[erlang-questions] Joe Armstrong's proposal for a test/benchmark implementation

Frédéric Trottier-Hébert fred.hebert@REDACTED
Fri Jun 17 14:40:17 CEST 2011


That's an issue with the idea of 'real world'. Real world will vary a lot depending on who you're talking to. Oh yes, my sessions can be stored in memory on memcached, no issue with that, just buy more memory. 

Hm, you're testing this on this kind of hardware? too bad, this kind of software really runs better on a different kind of it! 

Did they configure this right? because this is pretty important.

Oh sorry, my implementation works better on some other OS...

To test real 'real world' solutions, you need to give full freedom to the benchmarkee to build their own environment and an app the way they want it. You might be testing a LAMP stack compared to a LYME (Linux Yaws MySQL Erlang) stack, and there will be plenty of suggestions as to how to make one faster than the other.

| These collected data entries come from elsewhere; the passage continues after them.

#define ATTN_DMA_BARRIER()                                                                    \
  {                                                                                           \
    asm volatile("s_waitcnt lgkmcnt(0)" ::: "memory");                                        \
    __builtin_amdgcn_s_barrier();                                                             \
    asm volatile("" ::: "memory");                                                            \
  }
#define ATTN_DMA_BODY(P, CUR, NXT, LSE_CUR, LSE_NXT, OF_CUR, OF_NXT, QK_CUR, QK_PRV, VMWAIT)                             \
  {                                                                                                        \
    int b, h;                                                                                              \
    sp_item_coords(item, B, H, b, h);                                                                      \
    const long bh = (long)b * H + h;                                                                       \
    const char* Qs = CUR;                                                                                  \
    const char* Ks = CUR + TILE;                                                                           \
    const char* Vs = CUR + 2 * TILE;                                                                       \
    const char* dOs = CUR + 3 * TILE;                                                                      \
                                                                        \
    asm volatile("; MDT_CHK hand_wait" ::: "memory");                                                      \
    __builtin_amdgcn_s_waitcnt(((VMWAIT) & 15) | (7 << 4) | (15 << 8) | (((VMWAIT) >> 4) << 14));  \
    asm volatile("" ::: "memory");                                                                         \
    if (tid < L) LSE_CUR[tid] = lse_r;                                                                     \
    asm volatile("; MDT_CHK no_dma" ::: "memory");  \
    ATTN_DMA_BARRIER()                \
    const int nxt = item + (int)gridDim.x;                                                                 \
    {       \
      const int fit = nxt < nitems ? nxt : item;                                                           \
      const char* src = item_src(fit);                                                                     \
      _Pragma("unroll") for (int j = 0; j < 8; ++j) glds16(src + opaque(doff[j]), NXT + lds_main + 1024 * j); \
      glds16(src + opaque(doff[8]), NXT + lds_tail);                                                       \
      int nb, nh;                                                                                          \
      sp_item_coords(fit, B, H, nb, nh);                                                                   \
      lse_r = lse[((long)nb * H + nh) * L + (tid & (L - 1))];                                              \
      const bf16* orow = out + ((long)nb * L + qrow) * D + nh * HD;                                        \
      _Pragma("unroll") for (int s2 = 0; s2 < C::KSTEPS; ++s2)                                             \
        OF_NXT[s2] = *(const bf16x8*)(orow + min(32 * s2 + 8 * g, HD - 8));                                \
    }                                                                                                      \
    __builtin_amdgcn_sched_barrier(0);                                                                     \
    {                                                   \
      float dl = 0.f;                                                                                      \
      _Pragma("unroll") for (int s2 = 0; s2 < C::KSTEPS; ++s2) {                                           \
        const bf16x8 dof = sp_frag_rows<HD, L>(dOs, qrow, s2, g);                                             \
        float part = 0.f;                                                                                  \
        _Pragma("unroll") for (int e = 0; e < 8; ++e) part += bf2f(dof[e]) * bf2f(OF_CUR[s2][e]);          \
        dl += (32 * s2 + 8 * g < HD) ? part : 0.f;                                                         \
      }                                                                                                    \
      dl = group_sum(dl);                                                                                  \
      if (g == 0) {                                                                                        \
        del_s[qrow] = dl * scale;              \
        delta[bh * L + qrow] = dl;                                                                         \
      }                                                                                                    \
    }                                                                                                      \
    ATTN_DMA_BARRIER()                                               \
    attn_bwd_item_math<HD>(Qs, Ks, Vs, dOs, LSE_CUR, del_s, dqkv + (long)b * L * ld + h * HD, ld, D, wave, i16, g, Lv, \
                           scale, scale_log2e, QK_CUR, QK_PRV);                                            \
    item = nxt;                                                                                            \
  }

  int item = blockIdx.x;
  if (item >= nitems) return;
  {
    const char* src = item_src(item);
#pragma unroll
    for (int j = 0; j < 8; ++j) glds16(src + opaque(doff[j]), buf0 + lds_main + 1024 * j);
    glds16(src + opaque(doff[8]), buf0 + lds_tail);
    int b, h;
    sp_item_coords(item, B, H, b, h);
    lse_r = lse[((long)b * H + h) * L + (tid & (L - 1))];
    const bf16* orow = out + ((long)b * L + qrow) * D + h * HD;
#pragma unroll
    for (int s2 = 0; s2 < C::KSTEPS; ++s2) of0[s2] = *(const bf16x8*)(orow + min(32 * s2 + 8 * g, HD - 8));
#pragma unroll
    for (int s2 = 0; s2 < C::KSTEPS; ++s2) of1[s2] = of0[s2];
  }
#ifdef MDT_REGRESS_R3_ATTN_WAIT
  ATTN_DMA_BODY(0, buf0, buf1, lse_s0, lse_s1, of0, of1, qk0, qk1, NSTORE)
#else
  ATTN_DMA_BODY(0, buf0, buf1, lse_s0, lse_s1, of0, of1, qk0, qk1, 0)
#endif
  while (item < nitems) {
    ATTN_DMA_BODY(1, buf1, buf0, lse_s1, lse_s0, of1, of0, qk1, qk0, NSTORE)
    if (item >= nitems) break;
    ATTN_DMA_BODY(0, buf0, buf1, lse_s0, lse_s1, of0, of1, qk0, qk1, NSTORE)
  }
#undef ATTN_DMA_BODY
#undef ATTN_DMA_BARRIER
}
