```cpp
struct zkc_zkey {
    zkc_ctx* ctx = nullptr;
    uint32_t nVars = 0, nPub = 0, n = 0, logn = 0, nCoeffs = 0;
    int nLevels = -1;
    zkc::G1Affine alpha1, beta1, delta1;
    zkc::G2Affine beta2, gamma2, delta2;
    std::vector<zkc::G1Affine> ic;
    uint32_t *d_perm = nullptr, *d_rowlen = nullptr, *d_jdptr = nullptr, *d_col = nullptr; zkc::Fr* d_val = nullptr; uint32_t nlong = 0;
    uint32_t n_unit_coeffs = 0;
    zkc::Fr *d_tw_fwd = nullptr, *d_tw_inv = nullptr, *d_coset = nullptr;
    zkc::Fr *d_coset_br = nullptr;
    uint32_t *d_tw_fwd29 = nullptr, *d_tw_inv29 = nullptr;
    zkc::G1Affine* d_g1 = nullptr; zkc::G2Affine* d_g2 = nullptr;
    uint32_t* d_g2_29 = nullptr;
    uint32_t* d_g2_29_lone = nullptr;
    uint32_t offA = 0, offB1 = 0, offC = 0, offH = 0;
    int c_deep = 0; uint32_t offA_deep = 0, offB1_deep = 0, offC_deep = 0; uint32_t* d_g2_29_deep = nullptr;
    int c_h = zkc::MSM_C_BIG;
    int c_sec = zkc::MSM_C_SMALL;
    int max_inflight = 0;
    uint8_t sha256[32] = {0};
    size_t bytes_tables = 0;
    uint8_t fingerprint[32] = {0};
    int nlanes = 1; bool serial_streams = false;
    zkc::G1Affine *d_tblDelta1 = nullptr, *d_tblAlpha1 = nullptr, *d_tblBeta1 = nullptr; zkc::G2Affine* d_tblDelta2 = nullptr;
    uint32_t *d_depths = nullptr, *h_depths = nullptr; size_t depths_cap = 0;
    zkc::G1XYZZ* d_fb4 = nullptr; zkc::G2XYZZ* d_fb4g2 = nullptr; int fb4_bases = 0;
    struct CallSlot {
        uint8_t *d_rs = nullptr, *d_proofs = nullptr; size_t cap = 0;
        uint8_t* h_out = nullptr;
        uint8_t* h_rs = nullptr;
        uint8_t *d_xyzz = nullptr, *h_xyzz = nullptr; std::vector<uint8_t> as_xyzz;
        hipEvent_t ev_done[zkc::MAX_LANES] = {};
        std::vector<hipEvent_t> ev_chunk;
        uint32_t lanes_used = 0;
        int B = 0; bool pending = false;
// ... 19 lines not shown
int ntt_pair_run(zkc_ctx* ctx, hipStream_t st, Fr* data, const uint32_t* tw_inv29, const uint32_t* tw_fwd29, const Fr* scale_br, int logn, int nvec);
int ntt_bitrev_table(zkc_ctx* ctx, const Fr* d_src, Fr** out, int logn);
int msm_work_alloc(zkc_ctx* ctx, MsmWork& w, size_t max_entries, size_t max_buckets, int max_jobs, bool g2);
void msm_work_free(MsmWork& w);
int msm_pass_g1(zkc_zkey* zk, MsmWork& w, const MsmJobList& jl, int slot, bool to_host, hipStream_t st, hipEvent_t ev_sorted = nullptr, hipEvent_t ev_acc = nullptr,
                hipStream_t st_red = nullptr, hipEvent_t ev_red = nullptr);
int msm_pass_g2(zkc_zkey* zk, MsmWork& w, const MsmJobList& jl, int slot, bool to_host, hipStream_t st, hipEvent_t wait_before_acc = nullptr);
int msm_bucket_entries(zkc_ctx* ctx, MsmWork& w, const MsmJobList& jl, hipStream_t st, unsigned long long* d_entry_counter = nullptr);
int msm_build_segments(zkc_ctx* ctx, MsmWork& w, const MsmJobList& jl, uint32_t seg, size_t seg_bound, hipStream_t st);
int finalize_launch(zkc_ctx* ctx, hipStream_t st, const FinalizeArgs& a, int nproofs);
int finalize_tree_g2_launch(zkc_ctx* ctx, hipStream_t st, const FinalizeArgs& a, int nproofs);
int fb4_build(zkc_ctx* ctx, hipStream_t st, const G1XYZZ* d_bases, int nbases, G1XYZZ* d_out, const G2XYZZ& delta2, const G2XYZZ& beta2, const G2XYZZ& beta2_base, G2XYZZ* d_out2);
int blind_scalars_launch(zkc_ctx* ctx, hipStream_t st, const BlindArgs& a, int nproofs);
int prove_batch_begin(zkc_zkey* zk, int cs, const void* d_wtns, uint32_t nWitness, int B, const uint8_t* rs, bool want_publics, const void* d_inputs, int32_t* d_status,
                      int lane0 = -1, hipEvent_t wait_first = nullptr, const uint8_t* host_depths = nullptr, bool no_early = false);
int prove_batch_finish(zkc_zkey* zk, int cs, uint8_t* proofs, uint8_t* publics);
int prove_reserve(zkc_zkey* zk, int inflight);
int zkey_load_opts(zkc_ctx* ctx, const void* zkey_bytes, size_t len, int nlanes, int max_inflight, zkc_zkey** out);
size_t zkey_device_bytes(const zkc_zkey* zk, size_t* tables, size_t* work);
size_t finalize_scratch_bytes(int nproofs);
int msm_precompute_g1(zkc_ctx* ctx, uint32_t count, G1Affine* d_table, int c);
int msm_precompute_g2(zkc_ctx* ctx, uint32_t count, G2Affine* d_table, int c);
int msm_g2_table29(zkc_ctx* ctx, const G2Affine* d_table, uint32_t* d_out, size_t count);
int fold_group_sums_g1(zkc_ctx* ctx, const G1Affine* tbl, const uint32_t* d_scalars, const uint32_t* d_wires, uint32_t nw, int32_t pt_shift,
                       const uint32_t* d_gstart, uint32_t ngroups, G1XYZZ* h_out);
int fold_group_sums_g1_ws(zkc_ctx* ctx, const G1Affine* tbl, const uint32_t* d_scalars, const uint32_t* d_wires, uint32_t nw, const uint32_t* d_gstart, uint32_t ngroups,
                          G1XYZZ* d_tmp , G1XYZZ* d_out , G1XYZZ* h_out);
int fold_group_sums_g2(zkc_ctx* ctx, const G2Affine* tbl, const uint32_t* d_scalars, const uint32_t* d_wires, uint32_t nw, int32_t pt_shift,
                       const uint32_t* d_gstart, uint32_t ngroups, G2XYZZ* h_out);
}
```

Baseline: 3097.

## Precompute G1 MSM table in 29-bit limb Montgomery form for accumulation

Adds a one-time kernel at key load that converts the affine G1 base table into a 20-word row: both coordinates already in 29-bit limbs and the f29 Montgomery domain, plus an infinity flag. The old affine table is then freed. The accumulate kernel gathers these rows with vector loads, negates y with a dominator subtraction, and seeds the accumulator without the per-point limb conversion and the two initial multiplies. The min-waves launch bound also rises from 2 to 3. The trade-off is 80-byte rows instead of 64-byte points, so the random gather moves more bytes and needs more memory, and the tighter launch bound may cause register spills.

```diff
diff --git a/zk-franchise-proof-circuit_amd/csrc/zkc_f29_g1.h b/zk-franchise-proof-circuit_amd/csrc/zkc_f29_g1.h
--- a/zk-franchise-proof-circuit_amd/csrc/zkc_f29_g1.h
+++ b/zk-franchise-proof-circuit_amd/csrc/zkc_f29_g1.h
@@ -11,9 +11,15 @@
     static constexpr L9 D24x3 = f29_dominator<FqParams>(3u << 29, 1u << 24);
     static constexpr L9 D26x2 = f29_dominator<FqParams>(2u << 29, 1u << 26);
     static constexpr L9 D27 = f29_dominator<FqParams>(1u << 29, 1u << 27);
+    static constexpr L9 D22 = f29_dominator<FqParams>(1u << 29, 1u << 22);
 };
 ZKC_HD void f29_enter_fq(uint32_t r[9], const uint32_t w[8]) {
     uint32_t t[9]; f29_from_fp_shl5(t, w); f29_mul<FqParams>(r, t, F29K<FqParams>::one.l);
+}
+
+ZKC_HD void f29_g1_row_y(uint32_t y2[9], const uint32_t y[9], bool neg) {
+#pragma unroll
+    for (int k = 0; k < 9; k++) y2[k] = neg ? Dom29::D22.l[k] - y[k] : y[k];
 }
 
 ZKC_HD bool f29_madd(Acc29& acc, const uint32_t x2[9], const uint32_t y2[9], bool& same_y) {
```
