namespace {
__global__ void perm_rowlen_kernel(const int32_t* rowptr, const int32_t* perm, int64_t n, int32_t* len) {
  const int64_t p = (int64_t)blockIdx.x * blockDim.x + threadIdx.x;
  if (p < n) len[p] = rowptr[perm[p] + 1] - rowptr[perm[p]];
}
__global__ void perm_rows_kernel(const int32_t* rowptr, const int32_t* col, const real* val, const int32_t* perm,
                                 const int32_t* new_rowptr, int64_t n, int32_t* ncol, real* nval) {
  const int ln = threadIdx.x % kWave;
  const int64_t waves = (int64_t)gridDim.x * (blockDim.x / kWave);
  for (int64_t p = (int64_t)blockIdx.x * (blockDim.x / kWave) + threadIdx.x / kWave; p < n; p += waves) {
    const int32_t src = rowptr[perm[p]], len = rowptr[perm[p] + 1] - src, dst = new_rowptr[p];
    for (int e = ln; e < len; e += kWave) { ncol[dst + e] = col[src + e]; nval[dst + e] = val[src + e]; }
// ... 465 lines not shown
      for (int v = 0; v < 2 && rc == AMGH_OK; ++v) {
        L->Rp.xcd_map = v == 1;
        rc = csr_apply(&L->Rp, M_SPMV, L->res, nullptr, L->cb, h->stream, 1);
        if (rc == AMGH_OK && hipEventRecord(h->t0, h->stream) != hipSuccess) rc = -1001;
        for (int r = 0; r < 4 && rc == AMGH_OK; ++r) rc = csr_apply(&L->Rp, M_SPMV, L->res, nullptr, L->cb, h->stream, 1);
        float t = 0.f;
        if (rc == AMGH_OK && (hipEventRecord(h->t1, h->stream) != hipSuccess || hipEventSynchronize(h->t1) != hipSuccess ||
                              hipEventElapsedTime(&t, h->t0, h->t1) != hipSuccess)) rc = -1001;
        ms[v] = t;
      }
      L->Rp.xcd_map = false;
      RC_TRY(rc);
      L->Rp.xcd_map = ms[1] < 0.93 * ms[0];
      if (getenv("AMGH_VERBOSE")) fprintf(stderr, "[amghip] n=%lld restriction: %.3f ms, XCD-contiguous %.3f ms -> %s\n", (long long)L->n, ms[0] / 4, ms[1] / 4, L->Rp.xcd_map ? "XCD-contiguous" : "plain");
    }
  if (gs_trim() && g_stream_code && g_trim_coded) {
    HIP_TRY(hipStreamSynchronize(h->stream));
    for (Level* L : h->levels) {
      for (amgh_csr* M : {&L->Rp, &L->Pp})
        if (M->cc.ccol && M->col && M->val) {
          hipFree(M->col); hipFree(M->val); M->col = nullptr; M->val = nullptr;
          M->bytes -= M->nnz * kEntB;
        }
      amgh_csr* S = L->smat();
      GsSchedule* g = S->gs;
      if (L->lo_cc.ccol && g && g->bw.on && g->bw.flow.on && !g->bw.rec && g->segs.empty() && !g->mf && !g->mb && g->col && g->val) {
        hipFree(g->col); hipFree(g->val); g->col = nullptr; g->val = nullptr;
        int64_t freed = g->nnz * kEntB;
        if (L->lo_val) { hipFree(L->lo_val); L->lo_val = nullptr; }
        g->csr_bytes -= freed; g->bytes -= freed; S->bytes -= freed;
// ... 354 lines not shown
  amgh_csr* op = nullptr;
  switch (which) {
    case AMGH_OP_A: op = &h->levels[level]->A; break;
    case AMGH_OP_P: op = &h->levels[level]->P; break;
    case AMGH_OP_R: op = &h->levels[level]->R; break;
  }
  return (op && op->rowptr) ? op : nullptr;
}

struct LoOp {
  const int32_t *rowptr = nullptr, *col = nullptr;
  const real* val = nullptr;
  int64_t nrows = 0, ncols = 0;
  const int32_t *row_perm = nullptr, *col_perm = nullptr;
  const CodedCols* cc = nullptr;
};
static bool level_lo_op(amgh_t* h, int level, int which, LoOp* o) {
  if (level < 0 || level >= (int)h->levels.size()) return false;
  Level* L = h->levels[level];
  GsSchedule* g = L->smat()->gs;
  if (!L->lo_ok || !g || !g->perm) return false;
  const int32_t* coarse_perm = nullptr;
  if (L->coarse_lo) {
    if (level + 1 >= (int)h->levels.size()) return false;
    GsSchedule* cg = h->levels[level + 1]->smat()->gs;
    if (!cg || !cg->perm) return false;
    coarse_perm = cg->perm;
  }
  switch (which) {
    case AMGH_OP_A:
      if ((int64_t)g->ncols != L->n) return false;
      *o = LoOp{g->rowptr, g->col, L->lo_val ? L->lo_val : g->val, L->n, L->n, g->perm, g->perm, &L->lo_cc};
      return g->rowptr != nullptr && !g->compacted;
    case AMGH_OP_P:
      *o = LoOp{L->Pp.rowptr, L->Pp.col, L->Pp.val, L->n, L->nc, g->perm, coarse_perm, &L->Pp.cc};
      return L->Pp.rowptr != nullptr;
    case AMGH_OP_R:
      *o = LoOp{L->Rp.rowptr, L->Rp.col, L->Rp.val, L->nc, L->n, coarse_perm, g->perm, &L->Rp.cc};
      return L->Rp.rowptr != nullptr;
  }
  return false;
}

The rabbit hole only gets deeper at each step. I do support the effort though. I think it would be better than microbenchmarks, although the tests would likely still not be reliable to judge on the performance of an application X.

--
Fred Hébert
http://www.erlang-solutions.com



On 2011-06-17, at 08:14 AM, Tim Watson wrote:

>> 
>> I remember myself saying that we could take the dscussion to the list and and arrive at a basic idea how to do this.
>> 
> 
> If you want it to be "real world" then your application should include
> talking to a database or other external service (pref over a network).
> I like the idea of having a kind of log-in-then-do-something approach.
> 
> What are you going to use for benchmarking? Tsung? Something else?